**** RECORDS FOR THIS TASK ****

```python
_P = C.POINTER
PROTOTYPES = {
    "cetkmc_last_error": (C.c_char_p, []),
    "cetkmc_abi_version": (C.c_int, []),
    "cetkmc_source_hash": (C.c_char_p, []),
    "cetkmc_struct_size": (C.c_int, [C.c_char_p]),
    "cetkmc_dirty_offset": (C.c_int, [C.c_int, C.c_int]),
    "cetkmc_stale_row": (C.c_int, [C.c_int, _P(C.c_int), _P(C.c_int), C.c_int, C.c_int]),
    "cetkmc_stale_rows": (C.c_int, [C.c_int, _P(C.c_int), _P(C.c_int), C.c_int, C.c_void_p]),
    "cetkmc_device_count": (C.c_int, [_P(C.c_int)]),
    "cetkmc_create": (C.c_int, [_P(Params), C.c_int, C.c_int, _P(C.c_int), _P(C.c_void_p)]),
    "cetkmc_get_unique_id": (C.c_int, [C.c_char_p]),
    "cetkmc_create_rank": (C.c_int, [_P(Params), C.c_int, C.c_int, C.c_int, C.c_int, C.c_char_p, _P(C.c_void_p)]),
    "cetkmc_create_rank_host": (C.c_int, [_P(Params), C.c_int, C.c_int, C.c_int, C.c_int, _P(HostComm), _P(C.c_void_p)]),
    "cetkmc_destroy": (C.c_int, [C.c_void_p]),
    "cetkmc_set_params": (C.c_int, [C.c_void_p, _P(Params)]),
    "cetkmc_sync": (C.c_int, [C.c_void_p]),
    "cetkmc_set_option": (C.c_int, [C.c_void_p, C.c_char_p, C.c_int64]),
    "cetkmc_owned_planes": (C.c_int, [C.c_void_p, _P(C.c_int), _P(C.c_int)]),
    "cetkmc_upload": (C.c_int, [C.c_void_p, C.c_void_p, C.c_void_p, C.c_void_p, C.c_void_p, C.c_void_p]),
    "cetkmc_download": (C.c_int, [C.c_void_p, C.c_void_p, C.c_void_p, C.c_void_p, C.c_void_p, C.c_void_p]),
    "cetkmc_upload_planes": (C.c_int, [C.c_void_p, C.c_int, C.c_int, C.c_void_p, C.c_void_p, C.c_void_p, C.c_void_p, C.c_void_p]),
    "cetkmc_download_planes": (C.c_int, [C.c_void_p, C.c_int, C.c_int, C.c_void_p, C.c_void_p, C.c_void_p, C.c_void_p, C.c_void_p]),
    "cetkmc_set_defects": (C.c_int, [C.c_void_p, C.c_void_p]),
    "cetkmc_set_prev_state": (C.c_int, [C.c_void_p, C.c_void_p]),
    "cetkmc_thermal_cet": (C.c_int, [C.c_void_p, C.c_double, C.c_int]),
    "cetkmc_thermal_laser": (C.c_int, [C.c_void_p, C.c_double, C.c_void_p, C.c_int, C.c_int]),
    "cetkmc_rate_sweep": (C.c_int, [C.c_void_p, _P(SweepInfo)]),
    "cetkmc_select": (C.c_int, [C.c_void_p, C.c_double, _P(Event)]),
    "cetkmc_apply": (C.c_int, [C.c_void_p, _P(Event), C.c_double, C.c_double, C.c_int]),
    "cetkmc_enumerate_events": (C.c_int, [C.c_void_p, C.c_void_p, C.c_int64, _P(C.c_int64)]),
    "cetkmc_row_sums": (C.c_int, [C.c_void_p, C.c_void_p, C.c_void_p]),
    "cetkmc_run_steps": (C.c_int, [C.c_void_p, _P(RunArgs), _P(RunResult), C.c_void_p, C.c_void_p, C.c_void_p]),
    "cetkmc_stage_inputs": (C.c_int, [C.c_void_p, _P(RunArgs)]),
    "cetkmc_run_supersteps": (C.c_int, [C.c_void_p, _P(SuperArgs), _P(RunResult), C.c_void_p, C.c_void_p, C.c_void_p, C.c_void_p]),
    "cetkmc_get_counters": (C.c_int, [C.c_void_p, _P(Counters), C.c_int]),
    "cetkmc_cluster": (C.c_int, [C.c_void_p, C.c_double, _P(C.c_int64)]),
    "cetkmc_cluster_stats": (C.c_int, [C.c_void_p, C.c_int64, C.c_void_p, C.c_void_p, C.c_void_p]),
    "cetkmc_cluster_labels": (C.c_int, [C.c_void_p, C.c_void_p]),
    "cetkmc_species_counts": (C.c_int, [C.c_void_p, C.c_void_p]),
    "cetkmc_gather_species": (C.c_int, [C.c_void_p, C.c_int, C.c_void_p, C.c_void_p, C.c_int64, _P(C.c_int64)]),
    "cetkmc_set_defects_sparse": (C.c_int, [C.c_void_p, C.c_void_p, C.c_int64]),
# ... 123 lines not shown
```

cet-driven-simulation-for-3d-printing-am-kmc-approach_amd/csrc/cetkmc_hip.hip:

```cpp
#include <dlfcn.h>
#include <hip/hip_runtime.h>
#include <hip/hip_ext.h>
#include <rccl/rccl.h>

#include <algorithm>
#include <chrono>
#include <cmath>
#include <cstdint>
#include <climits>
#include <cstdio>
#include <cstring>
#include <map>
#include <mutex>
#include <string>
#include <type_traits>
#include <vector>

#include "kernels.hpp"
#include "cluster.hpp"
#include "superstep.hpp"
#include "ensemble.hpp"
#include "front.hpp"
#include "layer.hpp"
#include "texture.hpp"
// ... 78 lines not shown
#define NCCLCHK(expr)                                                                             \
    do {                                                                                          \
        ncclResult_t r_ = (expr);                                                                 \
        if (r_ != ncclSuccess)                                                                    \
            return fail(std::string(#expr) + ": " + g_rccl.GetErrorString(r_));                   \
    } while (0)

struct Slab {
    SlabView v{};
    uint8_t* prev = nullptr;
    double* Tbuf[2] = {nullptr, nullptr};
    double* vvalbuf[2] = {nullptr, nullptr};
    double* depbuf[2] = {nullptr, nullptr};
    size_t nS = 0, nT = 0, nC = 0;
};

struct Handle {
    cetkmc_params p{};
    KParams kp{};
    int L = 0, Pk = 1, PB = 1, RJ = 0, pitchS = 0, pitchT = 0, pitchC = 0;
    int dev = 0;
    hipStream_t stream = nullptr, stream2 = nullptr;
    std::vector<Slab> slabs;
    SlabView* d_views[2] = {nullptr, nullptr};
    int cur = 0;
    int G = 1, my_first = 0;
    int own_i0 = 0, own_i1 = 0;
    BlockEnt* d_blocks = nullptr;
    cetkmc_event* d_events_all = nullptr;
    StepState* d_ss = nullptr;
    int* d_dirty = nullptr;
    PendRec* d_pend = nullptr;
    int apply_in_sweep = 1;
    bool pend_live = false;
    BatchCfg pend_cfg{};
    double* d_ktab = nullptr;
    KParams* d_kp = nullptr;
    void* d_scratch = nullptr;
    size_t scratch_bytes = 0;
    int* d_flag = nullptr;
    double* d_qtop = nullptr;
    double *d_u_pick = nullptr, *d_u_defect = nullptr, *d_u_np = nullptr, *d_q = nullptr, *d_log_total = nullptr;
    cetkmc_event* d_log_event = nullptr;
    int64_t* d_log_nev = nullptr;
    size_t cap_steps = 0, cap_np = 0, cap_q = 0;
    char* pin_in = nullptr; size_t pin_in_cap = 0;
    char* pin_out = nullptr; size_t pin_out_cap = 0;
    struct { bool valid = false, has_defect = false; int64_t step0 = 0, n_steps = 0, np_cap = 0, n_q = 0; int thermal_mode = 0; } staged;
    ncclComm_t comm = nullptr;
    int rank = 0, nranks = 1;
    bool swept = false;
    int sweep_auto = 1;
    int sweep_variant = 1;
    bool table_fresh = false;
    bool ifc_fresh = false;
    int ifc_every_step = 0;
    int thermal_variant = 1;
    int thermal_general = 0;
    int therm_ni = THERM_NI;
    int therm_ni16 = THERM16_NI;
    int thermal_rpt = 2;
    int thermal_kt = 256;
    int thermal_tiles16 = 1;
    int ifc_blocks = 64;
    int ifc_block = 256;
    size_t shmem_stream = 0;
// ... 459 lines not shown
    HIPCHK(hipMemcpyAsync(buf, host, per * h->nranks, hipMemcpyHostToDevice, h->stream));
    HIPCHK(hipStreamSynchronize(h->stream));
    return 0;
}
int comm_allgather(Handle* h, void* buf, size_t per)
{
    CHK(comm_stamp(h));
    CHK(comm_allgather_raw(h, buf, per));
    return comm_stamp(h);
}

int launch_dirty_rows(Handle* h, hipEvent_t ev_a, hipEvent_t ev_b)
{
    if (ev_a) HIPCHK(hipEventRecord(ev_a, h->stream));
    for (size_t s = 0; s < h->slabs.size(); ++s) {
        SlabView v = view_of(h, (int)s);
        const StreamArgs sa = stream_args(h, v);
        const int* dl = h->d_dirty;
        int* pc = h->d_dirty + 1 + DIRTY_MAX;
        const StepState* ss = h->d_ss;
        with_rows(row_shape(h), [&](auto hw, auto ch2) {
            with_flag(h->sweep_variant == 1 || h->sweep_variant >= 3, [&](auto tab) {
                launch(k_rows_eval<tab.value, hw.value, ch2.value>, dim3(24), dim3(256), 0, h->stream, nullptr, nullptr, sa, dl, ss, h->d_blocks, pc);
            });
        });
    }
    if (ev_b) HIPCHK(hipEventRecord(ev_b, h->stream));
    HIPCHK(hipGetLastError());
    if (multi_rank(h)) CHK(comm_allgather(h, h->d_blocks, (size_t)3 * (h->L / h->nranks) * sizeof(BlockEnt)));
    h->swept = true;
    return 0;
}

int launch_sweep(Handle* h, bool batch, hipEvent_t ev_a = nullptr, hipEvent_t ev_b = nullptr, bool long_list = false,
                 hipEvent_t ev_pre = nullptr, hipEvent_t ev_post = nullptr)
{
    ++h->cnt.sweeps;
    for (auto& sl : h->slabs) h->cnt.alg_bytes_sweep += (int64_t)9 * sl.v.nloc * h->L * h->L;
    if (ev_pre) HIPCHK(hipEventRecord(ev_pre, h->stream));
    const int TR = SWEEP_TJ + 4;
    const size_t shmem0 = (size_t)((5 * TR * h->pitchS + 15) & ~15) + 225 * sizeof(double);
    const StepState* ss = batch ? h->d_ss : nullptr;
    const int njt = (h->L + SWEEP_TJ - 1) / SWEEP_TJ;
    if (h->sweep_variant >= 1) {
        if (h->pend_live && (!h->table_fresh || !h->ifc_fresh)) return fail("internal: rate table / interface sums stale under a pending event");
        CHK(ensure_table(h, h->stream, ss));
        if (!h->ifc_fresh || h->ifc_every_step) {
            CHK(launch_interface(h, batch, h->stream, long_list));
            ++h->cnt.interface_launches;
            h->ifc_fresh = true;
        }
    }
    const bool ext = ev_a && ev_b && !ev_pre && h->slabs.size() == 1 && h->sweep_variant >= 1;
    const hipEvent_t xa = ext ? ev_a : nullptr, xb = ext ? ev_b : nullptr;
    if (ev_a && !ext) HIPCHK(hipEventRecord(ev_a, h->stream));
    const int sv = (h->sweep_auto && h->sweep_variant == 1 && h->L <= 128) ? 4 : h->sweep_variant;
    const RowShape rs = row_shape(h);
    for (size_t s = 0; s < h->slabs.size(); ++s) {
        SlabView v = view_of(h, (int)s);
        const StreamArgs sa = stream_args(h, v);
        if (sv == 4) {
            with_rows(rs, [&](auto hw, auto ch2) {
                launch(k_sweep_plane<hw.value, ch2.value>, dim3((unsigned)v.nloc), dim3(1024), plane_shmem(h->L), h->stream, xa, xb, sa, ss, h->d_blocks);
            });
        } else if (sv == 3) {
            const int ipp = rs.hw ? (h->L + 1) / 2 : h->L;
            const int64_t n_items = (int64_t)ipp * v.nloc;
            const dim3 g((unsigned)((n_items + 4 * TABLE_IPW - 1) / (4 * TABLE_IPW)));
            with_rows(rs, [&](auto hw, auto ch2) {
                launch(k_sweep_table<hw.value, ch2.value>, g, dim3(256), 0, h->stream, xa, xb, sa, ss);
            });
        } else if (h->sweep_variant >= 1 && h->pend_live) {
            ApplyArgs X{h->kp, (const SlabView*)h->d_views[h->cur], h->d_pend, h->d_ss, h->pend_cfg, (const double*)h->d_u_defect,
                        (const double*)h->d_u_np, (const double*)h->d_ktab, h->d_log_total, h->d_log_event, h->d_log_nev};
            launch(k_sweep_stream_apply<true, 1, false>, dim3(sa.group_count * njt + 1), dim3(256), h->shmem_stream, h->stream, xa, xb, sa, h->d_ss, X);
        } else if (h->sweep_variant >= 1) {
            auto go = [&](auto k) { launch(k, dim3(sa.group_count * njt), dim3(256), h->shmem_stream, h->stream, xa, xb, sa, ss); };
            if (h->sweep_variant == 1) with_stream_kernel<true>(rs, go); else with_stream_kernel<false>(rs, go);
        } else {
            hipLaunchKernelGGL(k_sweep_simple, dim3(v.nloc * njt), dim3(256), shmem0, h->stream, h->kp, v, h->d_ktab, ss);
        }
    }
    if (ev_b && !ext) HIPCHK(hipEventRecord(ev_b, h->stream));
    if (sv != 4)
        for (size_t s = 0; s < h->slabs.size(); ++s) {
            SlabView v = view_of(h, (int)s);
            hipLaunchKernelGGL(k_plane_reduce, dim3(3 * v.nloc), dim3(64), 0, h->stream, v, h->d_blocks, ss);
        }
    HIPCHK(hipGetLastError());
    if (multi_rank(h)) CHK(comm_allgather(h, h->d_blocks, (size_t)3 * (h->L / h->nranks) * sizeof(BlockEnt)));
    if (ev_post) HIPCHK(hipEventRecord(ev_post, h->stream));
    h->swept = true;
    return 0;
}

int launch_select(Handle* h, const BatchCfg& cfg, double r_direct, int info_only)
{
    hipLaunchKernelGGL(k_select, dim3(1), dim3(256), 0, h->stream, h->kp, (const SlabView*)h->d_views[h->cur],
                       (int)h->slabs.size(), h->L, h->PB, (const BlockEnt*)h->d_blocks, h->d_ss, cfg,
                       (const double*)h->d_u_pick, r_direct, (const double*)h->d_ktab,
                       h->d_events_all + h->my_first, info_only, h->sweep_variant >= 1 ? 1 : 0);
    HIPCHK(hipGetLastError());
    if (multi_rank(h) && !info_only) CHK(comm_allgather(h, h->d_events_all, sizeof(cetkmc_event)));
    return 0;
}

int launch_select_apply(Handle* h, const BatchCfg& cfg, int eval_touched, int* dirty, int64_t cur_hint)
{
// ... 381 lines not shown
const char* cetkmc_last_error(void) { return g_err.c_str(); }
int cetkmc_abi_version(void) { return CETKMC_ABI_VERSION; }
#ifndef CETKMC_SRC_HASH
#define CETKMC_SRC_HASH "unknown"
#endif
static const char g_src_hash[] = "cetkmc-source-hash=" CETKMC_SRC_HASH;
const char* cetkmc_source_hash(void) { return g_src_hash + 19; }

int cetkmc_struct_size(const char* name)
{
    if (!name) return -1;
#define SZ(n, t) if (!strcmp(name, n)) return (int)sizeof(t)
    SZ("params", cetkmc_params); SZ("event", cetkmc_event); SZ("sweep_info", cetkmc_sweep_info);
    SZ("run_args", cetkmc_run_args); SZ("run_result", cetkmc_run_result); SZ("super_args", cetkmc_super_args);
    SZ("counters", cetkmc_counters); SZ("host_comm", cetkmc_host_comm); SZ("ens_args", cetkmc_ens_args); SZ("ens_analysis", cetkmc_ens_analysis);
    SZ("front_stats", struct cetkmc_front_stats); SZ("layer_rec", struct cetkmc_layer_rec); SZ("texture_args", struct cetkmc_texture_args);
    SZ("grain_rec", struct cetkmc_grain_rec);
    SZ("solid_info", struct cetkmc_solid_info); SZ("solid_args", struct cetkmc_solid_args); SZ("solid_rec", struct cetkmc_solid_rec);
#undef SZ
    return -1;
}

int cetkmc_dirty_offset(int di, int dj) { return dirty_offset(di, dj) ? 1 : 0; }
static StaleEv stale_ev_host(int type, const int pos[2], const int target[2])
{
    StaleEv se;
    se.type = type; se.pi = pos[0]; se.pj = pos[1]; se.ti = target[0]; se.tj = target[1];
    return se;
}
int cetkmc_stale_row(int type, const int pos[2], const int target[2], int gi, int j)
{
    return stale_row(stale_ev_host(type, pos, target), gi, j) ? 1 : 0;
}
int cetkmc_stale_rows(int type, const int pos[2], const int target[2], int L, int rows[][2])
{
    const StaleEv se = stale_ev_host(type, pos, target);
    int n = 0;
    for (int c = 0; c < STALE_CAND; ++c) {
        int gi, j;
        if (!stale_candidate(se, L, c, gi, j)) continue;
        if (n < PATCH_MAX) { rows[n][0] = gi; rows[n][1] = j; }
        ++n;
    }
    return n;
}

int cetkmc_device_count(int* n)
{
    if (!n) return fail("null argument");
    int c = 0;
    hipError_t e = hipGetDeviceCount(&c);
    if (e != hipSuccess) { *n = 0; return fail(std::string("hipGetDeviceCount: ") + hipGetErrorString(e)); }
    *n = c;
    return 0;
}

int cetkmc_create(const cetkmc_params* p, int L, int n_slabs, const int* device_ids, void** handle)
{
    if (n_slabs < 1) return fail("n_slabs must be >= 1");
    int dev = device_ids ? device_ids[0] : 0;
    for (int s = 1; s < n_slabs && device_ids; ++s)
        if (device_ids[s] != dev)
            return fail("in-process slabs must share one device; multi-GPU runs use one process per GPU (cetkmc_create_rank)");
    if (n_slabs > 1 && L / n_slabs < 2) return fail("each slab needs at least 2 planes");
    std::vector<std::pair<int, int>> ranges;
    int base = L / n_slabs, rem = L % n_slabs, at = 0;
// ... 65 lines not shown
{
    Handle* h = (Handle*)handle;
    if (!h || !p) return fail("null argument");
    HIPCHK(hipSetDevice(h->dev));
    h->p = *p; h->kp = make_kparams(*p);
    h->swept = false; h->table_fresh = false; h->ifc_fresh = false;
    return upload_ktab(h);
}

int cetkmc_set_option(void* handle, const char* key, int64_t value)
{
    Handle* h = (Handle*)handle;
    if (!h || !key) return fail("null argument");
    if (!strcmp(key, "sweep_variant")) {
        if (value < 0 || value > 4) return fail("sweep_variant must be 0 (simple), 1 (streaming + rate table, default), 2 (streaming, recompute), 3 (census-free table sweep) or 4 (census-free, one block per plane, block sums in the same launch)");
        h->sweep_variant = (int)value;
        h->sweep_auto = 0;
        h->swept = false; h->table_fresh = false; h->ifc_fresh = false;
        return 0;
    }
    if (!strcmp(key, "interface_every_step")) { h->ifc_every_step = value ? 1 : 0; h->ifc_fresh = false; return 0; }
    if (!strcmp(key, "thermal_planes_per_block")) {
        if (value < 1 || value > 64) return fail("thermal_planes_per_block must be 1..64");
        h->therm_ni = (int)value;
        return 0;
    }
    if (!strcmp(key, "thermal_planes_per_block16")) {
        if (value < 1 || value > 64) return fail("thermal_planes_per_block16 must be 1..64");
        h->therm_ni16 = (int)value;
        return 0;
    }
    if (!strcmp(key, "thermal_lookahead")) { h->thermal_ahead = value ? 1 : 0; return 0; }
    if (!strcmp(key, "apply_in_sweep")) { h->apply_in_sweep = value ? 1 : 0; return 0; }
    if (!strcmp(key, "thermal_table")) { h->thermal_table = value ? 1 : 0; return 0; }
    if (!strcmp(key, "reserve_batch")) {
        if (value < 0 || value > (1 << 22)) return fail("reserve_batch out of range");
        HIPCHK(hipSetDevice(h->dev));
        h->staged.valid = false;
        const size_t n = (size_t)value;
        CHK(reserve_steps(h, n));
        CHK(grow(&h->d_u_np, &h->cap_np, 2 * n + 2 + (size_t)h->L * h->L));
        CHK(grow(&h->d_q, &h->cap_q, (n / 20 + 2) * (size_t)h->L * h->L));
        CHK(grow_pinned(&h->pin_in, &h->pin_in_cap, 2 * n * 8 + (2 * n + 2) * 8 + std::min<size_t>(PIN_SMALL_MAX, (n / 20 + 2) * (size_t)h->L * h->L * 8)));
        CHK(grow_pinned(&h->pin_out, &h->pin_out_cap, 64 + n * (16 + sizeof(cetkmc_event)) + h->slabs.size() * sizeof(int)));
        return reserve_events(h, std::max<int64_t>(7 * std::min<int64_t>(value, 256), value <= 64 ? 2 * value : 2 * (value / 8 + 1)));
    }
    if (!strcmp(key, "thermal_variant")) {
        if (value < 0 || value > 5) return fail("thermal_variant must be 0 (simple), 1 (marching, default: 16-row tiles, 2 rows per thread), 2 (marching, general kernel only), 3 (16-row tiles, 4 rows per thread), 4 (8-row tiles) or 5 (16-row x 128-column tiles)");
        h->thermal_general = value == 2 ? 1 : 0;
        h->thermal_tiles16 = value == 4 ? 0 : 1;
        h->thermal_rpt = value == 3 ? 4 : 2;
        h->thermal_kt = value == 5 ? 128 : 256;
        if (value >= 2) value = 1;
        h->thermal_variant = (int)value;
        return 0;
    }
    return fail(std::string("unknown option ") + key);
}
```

****
**** RECORDS FOR THIS TASK ****

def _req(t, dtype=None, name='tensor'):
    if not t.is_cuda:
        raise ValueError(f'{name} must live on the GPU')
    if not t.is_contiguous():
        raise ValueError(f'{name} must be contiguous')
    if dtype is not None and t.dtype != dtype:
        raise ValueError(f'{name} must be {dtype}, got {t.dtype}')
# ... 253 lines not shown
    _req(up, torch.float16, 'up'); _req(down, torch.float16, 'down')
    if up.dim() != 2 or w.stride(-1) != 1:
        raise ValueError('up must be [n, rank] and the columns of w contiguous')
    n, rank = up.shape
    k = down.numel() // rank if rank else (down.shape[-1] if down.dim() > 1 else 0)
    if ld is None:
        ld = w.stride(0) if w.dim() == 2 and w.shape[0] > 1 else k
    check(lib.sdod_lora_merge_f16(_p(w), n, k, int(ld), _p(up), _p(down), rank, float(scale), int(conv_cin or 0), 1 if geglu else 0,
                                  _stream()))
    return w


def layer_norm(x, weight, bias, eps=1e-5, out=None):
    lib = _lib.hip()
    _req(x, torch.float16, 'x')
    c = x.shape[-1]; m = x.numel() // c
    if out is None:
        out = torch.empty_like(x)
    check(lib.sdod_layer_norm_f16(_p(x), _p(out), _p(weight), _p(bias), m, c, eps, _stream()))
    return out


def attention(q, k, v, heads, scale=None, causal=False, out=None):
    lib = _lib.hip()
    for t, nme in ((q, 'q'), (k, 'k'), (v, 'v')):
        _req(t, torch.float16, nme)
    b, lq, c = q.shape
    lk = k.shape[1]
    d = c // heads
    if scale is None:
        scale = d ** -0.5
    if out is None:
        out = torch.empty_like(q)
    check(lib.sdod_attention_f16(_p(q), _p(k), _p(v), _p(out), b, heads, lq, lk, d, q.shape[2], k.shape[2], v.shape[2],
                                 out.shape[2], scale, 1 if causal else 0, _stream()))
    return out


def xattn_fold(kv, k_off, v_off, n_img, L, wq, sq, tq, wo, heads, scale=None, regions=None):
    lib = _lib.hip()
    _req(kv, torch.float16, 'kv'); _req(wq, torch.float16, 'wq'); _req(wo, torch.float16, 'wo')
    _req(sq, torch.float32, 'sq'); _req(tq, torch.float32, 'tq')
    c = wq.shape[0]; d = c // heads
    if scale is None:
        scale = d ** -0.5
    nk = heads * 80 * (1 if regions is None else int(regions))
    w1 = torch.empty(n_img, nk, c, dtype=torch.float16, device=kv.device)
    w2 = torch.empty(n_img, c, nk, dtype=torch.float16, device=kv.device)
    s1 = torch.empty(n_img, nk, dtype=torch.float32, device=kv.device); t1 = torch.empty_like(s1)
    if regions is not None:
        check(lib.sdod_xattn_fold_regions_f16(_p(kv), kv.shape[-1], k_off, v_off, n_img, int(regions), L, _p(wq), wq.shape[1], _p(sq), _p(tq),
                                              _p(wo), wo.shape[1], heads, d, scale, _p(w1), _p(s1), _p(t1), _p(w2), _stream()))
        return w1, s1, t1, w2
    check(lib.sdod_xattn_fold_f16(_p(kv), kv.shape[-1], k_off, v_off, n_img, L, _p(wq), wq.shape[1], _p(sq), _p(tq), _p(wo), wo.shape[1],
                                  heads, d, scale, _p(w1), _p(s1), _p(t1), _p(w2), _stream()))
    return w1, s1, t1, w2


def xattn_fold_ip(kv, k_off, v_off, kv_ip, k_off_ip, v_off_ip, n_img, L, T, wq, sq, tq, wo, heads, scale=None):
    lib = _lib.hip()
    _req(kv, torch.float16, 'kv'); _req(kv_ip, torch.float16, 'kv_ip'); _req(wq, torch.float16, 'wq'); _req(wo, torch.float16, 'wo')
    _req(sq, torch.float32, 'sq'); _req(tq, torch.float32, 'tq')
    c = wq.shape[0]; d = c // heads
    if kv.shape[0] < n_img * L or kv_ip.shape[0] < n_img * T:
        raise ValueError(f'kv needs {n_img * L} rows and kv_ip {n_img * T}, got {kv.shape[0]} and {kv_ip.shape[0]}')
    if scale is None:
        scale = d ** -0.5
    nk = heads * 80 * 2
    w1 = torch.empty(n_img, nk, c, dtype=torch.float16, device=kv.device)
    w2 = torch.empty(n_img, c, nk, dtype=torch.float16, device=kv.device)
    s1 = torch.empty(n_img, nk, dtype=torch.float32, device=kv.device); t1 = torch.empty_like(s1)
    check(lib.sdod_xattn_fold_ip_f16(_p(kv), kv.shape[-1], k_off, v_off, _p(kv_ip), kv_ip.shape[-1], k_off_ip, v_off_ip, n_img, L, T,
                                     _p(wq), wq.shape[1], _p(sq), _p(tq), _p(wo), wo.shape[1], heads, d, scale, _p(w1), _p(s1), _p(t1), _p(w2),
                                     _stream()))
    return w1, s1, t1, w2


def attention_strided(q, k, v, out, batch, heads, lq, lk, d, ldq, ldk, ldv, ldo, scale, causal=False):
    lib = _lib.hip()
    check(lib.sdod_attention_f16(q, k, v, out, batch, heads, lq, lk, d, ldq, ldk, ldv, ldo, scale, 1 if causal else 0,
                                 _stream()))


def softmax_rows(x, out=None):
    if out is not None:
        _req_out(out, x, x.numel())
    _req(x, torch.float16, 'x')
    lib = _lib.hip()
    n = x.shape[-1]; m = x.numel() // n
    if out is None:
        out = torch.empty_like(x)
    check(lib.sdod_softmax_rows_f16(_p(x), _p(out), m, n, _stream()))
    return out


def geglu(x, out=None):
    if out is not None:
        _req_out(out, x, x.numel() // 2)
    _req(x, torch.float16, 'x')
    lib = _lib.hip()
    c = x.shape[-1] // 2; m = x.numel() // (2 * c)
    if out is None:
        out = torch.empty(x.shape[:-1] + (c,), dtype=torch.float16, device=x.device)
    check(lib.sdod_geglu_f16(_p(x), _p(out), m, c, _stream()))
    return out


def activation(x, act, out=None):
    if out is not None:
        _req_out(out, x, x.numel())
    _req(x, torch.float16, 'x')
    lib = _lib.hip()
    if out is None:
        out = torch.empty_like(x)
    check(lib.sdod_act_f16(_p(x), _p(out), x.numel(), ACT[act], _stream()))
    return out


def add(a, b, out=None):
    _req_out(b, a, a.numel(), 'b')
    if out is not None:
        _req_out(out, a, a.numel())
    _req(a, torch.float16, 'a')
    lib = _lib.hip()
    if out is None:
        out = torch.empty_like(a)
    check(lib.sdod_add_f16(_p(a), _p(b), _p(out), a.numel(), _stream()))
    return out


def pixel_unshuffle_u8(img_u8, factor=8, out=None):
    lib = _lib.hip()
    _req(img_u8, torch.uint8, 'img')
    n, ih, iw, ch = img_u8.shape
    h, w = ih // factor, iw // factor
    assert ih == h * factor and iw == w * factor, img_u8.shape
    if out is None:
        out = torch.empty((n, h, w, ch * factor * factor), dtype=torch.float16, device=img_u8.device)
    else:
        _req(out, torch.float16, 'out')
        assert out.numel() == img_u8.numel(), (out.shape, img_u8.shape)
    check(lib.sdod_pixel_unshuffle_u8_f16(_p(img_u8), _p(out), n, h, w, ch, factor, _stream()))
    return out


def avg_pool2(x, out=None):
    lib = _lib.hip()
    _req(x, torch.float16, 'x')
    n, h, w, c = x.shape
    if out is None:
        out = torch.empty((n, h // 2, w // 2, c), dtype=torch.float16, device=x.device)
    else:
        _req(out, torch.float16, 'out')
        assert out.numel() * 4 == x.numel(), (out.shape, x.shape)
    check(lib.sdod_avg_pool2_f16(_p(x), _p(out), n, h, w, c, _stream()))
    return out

****

# TASK BRIEF:
Your reply should hold all the lines from the listing above in which "define" appears.

# FINAL ANSWER:
#define NCCLCHK(expr)                                                                             \
#define CETKMC_SRC_HASH "unknown"
#define SZ(n, t) if (!strcmp(name, n)) return (int)sizeof(t)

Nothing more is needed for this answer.